AVAILABLE DATA:
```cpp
uint32_t lde_log_blowup(const ProofOptions &opt) {
    const uint32_t f = opt.lde_blowup_factor;
    if (f != 2 && f != 4 && f != 8 && f != 16)
// ... 271 lines not shown
        ok(ss_lde_fp252(ctx_, (const uint64_t *const *)ext.cols.data(), ext.num_cols(), log_n, lb, g.data(), ext_lde.cols.data(),
                        ext_co.cols.data()));
        air.prepare_program(n, proof.challenges);
        mark("extension lde");
        ext_tree = commit(ext_lde);
        mark("extension commit");
        proof.has_extension = true;
        proof.extension_root = ext_tree->root();
        coin.reseed_with_digest(digest_of(proof.extension_root));
        lde_cols.insert(lde_cols.end(), ext_lde.cols.begin(), ext_lde.cols.end());
        coeff_cols.insert(coeff_cols.end(), ext_co.cols.begin(), ext_co.cols.end());
    }

    proof.composition_coeff = coin.draw();
    AirProgramData pd = air.build_program(n, proof.challenges, proof.composition_coeff);
    std::vector<uint64_t> consts = flat(pd.program.consts);
    ss_air_program prog;
    prog.code = pd.program.code.data(); prog.n_instr = pd.program.n_instr();
    prog.consts = consts.data(); prog.n_consts = (uint32_t)pd.program.consts.size();
    prog.d_tables = pd.d_tables; prog.table_desc = pd.table_desc.data(); prog.n_tables = (uint32_t)(pd.table_desc.size() / 2);
    prog.n_slots = pd.program.n_slots;
    mark("program build");
    DeviceBuffer comp_evals(ctx_, 32 * 2 * n);
    if (lb == 1) {
        ok(ss_eval_quotient(ctx_, &prog, (const uint64_t *const *)lde_cols.data(), (uint32_t)lde_cols.size(), log_n, 1, g.data(), comp_evals.u64()));
    } else {
        Matrix ce_cols = Matrix::alloc(ctx_, (uint32_t)lde_cols.size(), 2 * n);
        ok(ss_subsample_rows(ctx_, (const uint64_t *const *)lde_cols.data(), (uint32_t)lde_cols.size(), 2 * n, lb - 1, ce_cols.cols.data()));
        mark("subsample");
        ok(ss_eval_quotient(ctx_, &prog, (const uint64_t *const *)ce_cols.cols.data(), ce_cols.num_cols(), log_n, 1, g.data(), comp_evals.u64()));
    }
    mark("quotient");
    uint64_t *ce = comp_evals.u64();
    ok(ss_ntt_fp252(ctx_, &ce, 1, log_n + 1, SS_NTT_INVERSE, g.data(), SS_ORDER_NATURAL, SS_ORDER_BITREV));
    std::vector<uint64_t *> comp_coeffs;
    for (uint32_t k = 0; k < ncomp; ++k) comp_coeffs.push_back(ce + 4 * n * k);
    Matrix comp_lde = Matrix::alloc(ctx_, ncomp, N);
    ok(ss_evaluate_fp252(ctx_, (const uint64_t *const *)comp_coeffs.data(), ncomp, log_n, lb, g.data(), comp_lde.cols.data()));
    mark("composition lde");
    auto comp_tree = commit(comp_lde);
    mark("composition commit");
    proof.composition_root = comp_tree->root();
    coin.reseed_with_digest(digest_of(proof.composition_root));

    proof.z = coin.draw();
    std::vector<uint32_t> mask_col, mask_off;
    for (auto &c : air.mask) { mask_col.push_back(c.first); mask_off.push_back(c.second); }
    const uint32_t nmask = (uint32_t)air.mask.size();
    std::vector<uint64_t> ood_t(4 * nmask), ood_c(4 * ncomp);
    ok(ss_ood_eval(ctx_, (const uint64_t *const *)coeff_cols.data(), (uint32_t)coeff_cols.size(), log_n, mask_col.data(), mask_off.data(),
                   nmask, proof.z.data(), ood_t.data()));
    const Felt zc = felt_pow(proof.z, ncomp);
    ok(ss_poly_eval(ctx_, (const uint64_t *const *)comp_coeffs.data(), ncomp, log_n, zc.data(), ood_c.data()));
    for (uint32_t j = 0; j < nmask; ++j) { Felt f; memcpy(f.data(), ood_t.data() + 4 * j, 32); proof.ood_trace.push_back(f); }
    for (uint32_t k = 0; k < ncomp; ++k) { Felt f; memcpy(f.data(), ood_c.data() + 4 * k, 32); proof.ood_composition.push_back(f); }
    ok(ss_deep_prepare(ctx_, ncomp, log_n, g.data(), proof.z.data()));
    {
        std::vector<Felt> all = proof.ood_trace;
        all.insert(all.end(), proof.ood_composition.begin(), proof.ood_composition.end());
        coin.reseed_with_field_elements(all);
    }

    mark("ood");
    proof.deep_alpha = coin.draw();
    std::vector<Felt> coeffs;
    Felt cur = felt_from_u64(1);
    for (uint32_t i = 0; i < nmask + ncomp; ++i) { coeffs.push_back(cur); cur = felt_mul(cur, proof.deep_alpha); }
    std::vector<uint64_t> ct = flat(std::vector<Felt>(coeffs.begin(), coeffs.begin() + nmask));
    std::vector<uint64_t> cc = flat(std::vector<Felt>(coeffs.begin() + nmask, coeffs.end()));
    auto deep = std::make_shared<DeviceBuffer>(ctx_, 32 * N);
    ok(ss_deep_compose(ctx_, (const uint64_t *const *)lde_cols.data(), (uint32_t)lde_cols.size(), (const uint64_t *const *)comp_lde.cols.data(), ncomp,
                       log_n, lb, g.data(), mask_col.data(), mask_off.data(), nmask, ood_t.data(), ct.data(), ood_c.data(), cc.data(),
                       proof.z.data(), deep->u64()));

    mark("deep");
    std::vector<FriLayerState> layers = fri_commit_phase(ctx_, claim_, conv_, opt_, coin, proof, deep, log_N, n);

    mark("fri");
    proof.pow_nonce = proof_of_work(ctx_, claim_, coin, opt_, have_nonce_, nonce_);
    coin.reseed_with_int(proof.pow_nonce);
    proof.query_positions = coin.draw_queries(opt_.num_queries, N);
    const auto &pos = proof.query_positions;
    std::vector<uint64_t> nat = pos;
    if (conv_.bitrev_commit) for (auto &q : nat) q = brev(q, log_N);
    GatherBatch gb(ctx_);
// ... 121 lines not shown
```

TASK INSTRUCTIONS: If a line in the data contains the string "DeviceBuffer", copy it.

SOLUTION TO THIS PROBLEM:
    DeviceBuffer comp_evals(ctx_, 32 * 2 * n);
    auto deep = std::make_shared<DeviceBuffer>(ctx_, 32 * N);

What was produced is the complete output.